#### Required work
The lines from the start of the records through the one containing "const int idc = in ? idx : 0;" are to be restated word for word; please include both ends.

#### Records supplied
template <int MODE, int KS, int EPI, int MT, int NT, int WN, int WK, class GEO = GeoAny, int TBRES = -1>
__device__ __forceinline__ void conv_block_body(const ConvArgs& a, const int block_id) {
    using G = ConvGeom<MODE, KS>;
    constexpr bool GK = GEO::L > 0;
    static_assert(!GK || MODE == CONV_S1 || MODE == CONV_UPT, "compile-time geometry: stride-1 and transposed convolutions on 8 input positions");
    constexpr int NWAVE = WN * WK, NTHR = 64 * NWAVE;
    constexpr int MS = MT / 16, NSUB = NT / 16, NSW = NSUB / WN;
    constexpr int PAD = G::PAD, NTAP = G::NTAP, NSLOT = G::NSLOT;
    constexpr int MTP = MT + 4;
    constexpr int MTP4 = MTP / 4;
    static_assert(NSUB % WN == 0, "N split");
    static_assert(MODE != CONV_UPT || (NSW % 2 == 0), "transposed conv pairs even/odd sub-tiles");

    extern __shared__ __attribute__((aligned(16))) float smem[];

    const int tid = threadIdx.x, lane = tid & 63;
    if constexpr (GK) __builtin_assume(tid < NTHR);
// ... 33 lines not shown
#pragma unroll
            for (int p = 0; p < NCLS; ++p) {
                const int slot = (MODE == CONV_UPT) ? (p * 2 + ts) : ts;
                dst[m][p] = __builtin_bit_cast(f32x4, __builtin_amdgcn_raw_buffer_load_b128(wrs, wlane, wtile + ((m * nc16 + c16) * NSLOT + slot) * 1024, 0));
            }
    };
    const int niter = (ngroups + WK - 1) / WK;
    auto ring_g = [&](int it) { const int g = wk + it * WK; return g < ngroups ? g : ngroups - 1; };
    auto ring_init = [&]() {
#pragma unroll
        for (int u = 0; u < PF; ++u) load_a(ring_g(u), af[u]);
    };
#ifdef MPDX_RING_FIRST
    ring_init();
#endif

    if (!MPDX_DBG(a, 1)) {
        const int total = (spt << lg_Lin) << lg_c4n;
        const bool vec_ok = GK ? true : ((a.c1 & 3) == 0) && ((a.c2 & 3) == 0);
        constexpr int SB = 4;
        auto stage_pass = [&](int base, auto vec, auto first) {
            constexpr bool VEC = decltype(vec)::value;
            constexpr bool FIRST = decltype(first)::value;
            f32x4 v[SB];
            int dsto[SB], cc[SB];
            bool ok[SB];
            size_t pos[SB];
#pragma unroll
            for (int u = 0; u < SB; ++u) {
                const int idx = base + u * NTHR;
                const bool in = idx < total;
                const int idc = in ? idx : 0;
                const int rowi = idc >> lg_c4n, c = (idc & (c4n - 1)) << 2;
                const int s = rowi >> lg_Lin, li = rowi & (L_in - 1);
                const int b = s0 + s;
                dsto[u] = in ? (s * LP + li + PAD) * RS4 + (c >> 2) : -1;
                ok[u] = in && b < a.B && c < cin;
                cc[u] = c < cin ? c : 0;
                pos[u] = (size_t)(b < a.B ? b : a.B - 1) * L_in + li;
                if (a.stuff) { ok[u] = ok[u] && !(li & 1); pos[u] = (size_t)(b < a.B ? b : a.B - 1) * (L_in >> 1) + (li >> 1); }
            }
#pragma unroll
            for (int u = 0; u < SB; ++u) {
                if constexpr (VEC) {
                    const float* src = (cc[u] < a.c1) ? a.src1 + pos[u] * a.c1 + cc[u] : a.src2 + pos[u] * a.c2 + (cc[u] - a.c1);
                    v[u] = *(const f32x4*)src;
                } else {
#pragma unroll
                    for (int e = 0; e < 4; ++e) {
                        const int ce = cc[u] + e;
                        const float* src = (ce < a.c1) ? a.src1 + pos[u] * a.c1 + ce : (ce < cin) ? a.src2 + pos[u] * a.c2 + (ce - a.c1) : a.src1 + pos[u] * a.c1;
                        v[u][e] = *src;
                    }
                }
            }
#ifndef MPDX_RING_FIRST
            if constexpr (FIRST) ring_init();
#endif
#pragma unroll
            for (int u = 0; u < SB; ++u) {
                if constexpr (!VEC) {
#pragma unroll
                    for (int e = 0; e < 4; ++e) v[u][e] = (cc[u] + e < cin) ? v[u][e] : 0.f;
                }
                if (dsto[u] >= 0) smem4[dsto[u]] = ok[u] ? v[u] : (f32x4){0.f, 0.f, 0.f, 0.f};
            }
        };
        if (vec_ok) {
            stage_pass(tid, std::true_type{}, std::true_type{});
            for (int base = tid + NTHR * SB; base < total; base += NTHR * SB) stage_pass(base, std::true_type{}, std::false_type{});
        } else {
            stage_pass(tid, std::false_type{}, std::true_type{});
            for (int base = tid + NTHR * SB; base < total; base += NTHR * SB) stage_pass(base, std::false_type{}, std::false_type{});
        }
        if (PAD > 0) {
            constexpr int P2 = PAD > 0 ? 2 * PAD : 1;
            const int htot = (spt * P2) << lg_c4n;
            for (int idx = tid; idx < htot; idx += NTHR) {
                const int hr = idx >> lg_c4n, c4 = idx & (c4n - 1);
                const int s = hr / P2, k = hr - s * P2;
                const int lp = (k < PAD) ? k : (L_in + k);
                smem4[(s * LP + lp) * RS4 + c4] = (f32x4){0.f, 0.f, 0.f, 0.f};
            }
        }
    }
#ifndef MPDX_RING_FIRST
    if (MPDX_DBG(a, 1)) ring_init();
#endif
    CB_STAMP();
    __syncthreads();
    CB_STAMP();

    const int j = lane & 15, q = lane >> 4;
    int boff[NSW];
    int npos[NSW];
#pragma unroll
    for (int i = 0; i < NSW; ++i) {
        const int ns = wn * NSW + i;
        if (MODE == CONV_UPT) {
            const int gm = (ns >> 1) * 16 + j;
            const int s = gm >> lg_Lin, m = gm & (L_in - 1);
            boff[i] = (s * LP + m + PAD) * RS4 + q;
// ... 58 lines not shown

    CB_STAMP();
    __syncthreads();
    CB_STAMP();
    float* red = smem;
#pragma unroll
    for (int m = 0; m < MS; ++m)
#pragma unroll
        for (int i = 0; i < NSW; ++i)
            smem4[(wk * NT + npos[i]) * MTP4 + m * 4 + q] = acc[m][i];
    __syncthreads();
    CB_STAMP();

    if (MPDX_DBG(a, 4)) {
        if (tid == 0 && red[0] == 123.456f) a.dst[0] = red[1];
        return;
    }
    if constexpr (EPI == EPI_GN_MISH_GEN) {
        const int gs = a.gs;
        const int lg_gpt = (MT == 32 ? 5 : 4) - a.lg_gs;
        const int gpt = 1 << lg_gpt;
        const int nreg = spt << lg_gpt;
        const int re = gs << a.lg_Lout;
        const int Lv = (a.Lv_out > 0 && a.Lv_out < L_out) ? a.Lv_out : L_out;
        const float inv_re = 1.0f / (float)(gs * Lv);
        auto region = [&](auto w_, auto nch_, int s, int gl, int b) {
            constexpr int W = decltype(w_)::value, NCH = decltype(nch_)::value;
            float v[NCH][W], tb[NCH][W], rsd[NCH][W], ga[NCH][W], be[NCH][W];
            size_t o[NCH];
            bool ok[NCH];
            float sum = 0.f;
// ... 140 lines not shown
            if (re == 256) region(std::integral_constant<int, 4>{}, s, gl, s0 + s);
            else region(std::integral_constant<int, 2>{}, s, gl, s0 + s);
        }
    } else
    if (EPI == EPI_GN_MISH) {
        const int gs = a.gs;
        const int lg_gpt = (MT == 32 ? 5 : 4) - a.lg_gs;
        const int gpt = 1 << lg_gpt;
        const int nreg = spt << lg_gpt;
        const int re = gs << lg_Lout;
        const bool has_tb = TBRES < 0 ? a.tbias != nullptr : TBRES == 1, has_res = TBRES < 0 ? a.res != nullptr : TBRES == 2;
        const float inv_re = (re == 256) ? (1.0f / 256.0f) : (1.0f / 128.0f);
        for (int r = wave; r < nreg; r += NWAVE) {
            const int s = r >> lg_gpt, gl = r & (gpt - 1);
            const int b = s0 + s;
            if (re == 256) {
                const int e0 = lane * 4;
                const int l = e0 >> a.lg_gs, c = gl * gs + (e0 & (gs - 1));
                const int n = s * L_out + l, co = mt * MT + c;
                const size_t o = ((size_t)(b < a.B ? b : 0) * L_out + l) * a.C_out + co;
                const f32x4 bi = *(const f32x4*)(a.bias + co);
                const f32x4 ga = *(const f32x4*)(a.gamma + co), be = *(const f32x4*)(a.beta + co);
                f32x4 tb = {0.f, 0.f, 0.f, 0.f}, rs4 = {0.f, 0.f, 0.f, 0.f};
                if (has_tb) tb = *(const f32x4*)(a.tbias + (size_t)(b < a.B ? b : 0) * a.tb_stride + co);
                if (has_res) rs4 = *(const f32x4*)(a.res + o);
                const int ri = n * MTP4 + (c >> 2);
                f32x4 v = smem4[ri];
#pragma unroll
                for (int k = 1; k < WK; ++k) v += smem4[ri + k * NT * MTP4];
                v += bi;
// ... 50 lines not shown
            int ld = a.C_out, cc = co;
            if (a.c_split > 0) {
                if (co >= a.c_split) { d = a.dst2; cc = co - a.c_split; ld = a.C_out - a.c_split; }
                else ld = a.c_split;
            }
            if (a.decim && (l & 1)) continue;
            if (b < a.B && d) {
                f32x4* q = a.decim ? (f32x4*)(d + ((size_t)b * (L_out >> 1) + (l >> 1)) * ld + cc) : (f32x4*)(d + ((size_t)b * L_out + l) * ld + cc);
                if (a.accum & (d == a.dst2 ? 2 : 1)) v += *q;
                if (a.Lv_out > 0 && l >= a.Lv_out) v = (f32x4){0.f, 0.f, 0.f, 0.f};
                *q = v;
            }
        }
    }
    CB_STAMP();
#undef CB_STAMP
}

#### Task response
template <int MODE, int KS, int EPI, int MT, int NT, int WN, int WK, class GEO = GeoAny, int TBRES = -1>
__device__ __forceinline__ void conv_block_body(const ConvArgs& a, const int block_id) {
    using G = ConvGeom<MODE, KS>;
    constexpr bool GK = GEO::L > 0;
    static_assert(!GK || MODE == CONV_S1 || MODE == CONV_UPT, "compile-time geometry: stride-1 and transposed convolutions on 8 input positions");
    constexpr int NWAVE = WN * WK, NTHR = 64 * NWAVE;
    constexpr int MS = MT / 16, NSUB = NT / 16, NSW = NSUB / WN;
    constexpr int PAD = G::PAD, NTAP = G::NTAP, NSLOT = G::NSLOT;
    constexpr int MTP = MT + 4;
    constexpr int MTP4 = MTP / 4;
    static_assert(NSUB % WN == 0, "N split");
    static_assert(MODE != CONV_UPT || (NSW % 2 == 0), "transposed conv pairs even/odd sub-tiles");

    extern __shared__ __attribute__((aligned(16))) float smem[];

    const int tid = threadIdx.x, lane = tid & 63;
    if constexpr (GK) __builtin_assume(tid < NTHR);
// ... 33 lines not shown
#pragma unroll
            for (int p = 0; p < NCLS; ++p) {
                const int slot = (MODE == CONV_UPT) ? (p * 2 + ts) : ts;
                dst[m][p] = __builtin_bit_cast(f32x4, __builtin_amdgcn_raw_buffer_load_b128(wrs, wlane, wtile + ((m * nc16 + c16) * NSLOT + slot) * 1024, 0));
            }
    };
    const int niter = (ngroups + WK - 1) / WK;
    auto ring_g = [&](int it) { const int g = wk + it * WK; return g < ngroups ? g : ngroups - 1; };
    auto ring_init = [&]() {
#pragma unroll
        for (int u = 0; u < PF; ++u) load_a(ring_g(u), af[u]);
    };
#ifdef MPDX_RING_FIRST
    ring_init();
#endif

    if (!MPDX_DBG(a, 1)) {
        const int total = (spt << lg_Lin) << lg_c4n;
        const bool vec_ok = GK ? true : ((a.c1 & 3) == 0) && ((a.c2 & 3) == 0);
        constexpr int SB = 4;
        auto stage_pass = [&](int base, auto vec, auto first) {
            constexpr bool VEC = decltype(vec)::value;
            constexpr bool FIRST = decltype(first)::value;
            f32x4 v[SB];
            int dsto[SB], cc[SB];
            bool ok[SB];
            size_t pos[SB];
#pragma unroll
            for (int u = 0; u < SB; ++u) {
                const int idx = base + u * NTHR;
                const bool in = idx < total;
                const int idc = in ? idx : 0;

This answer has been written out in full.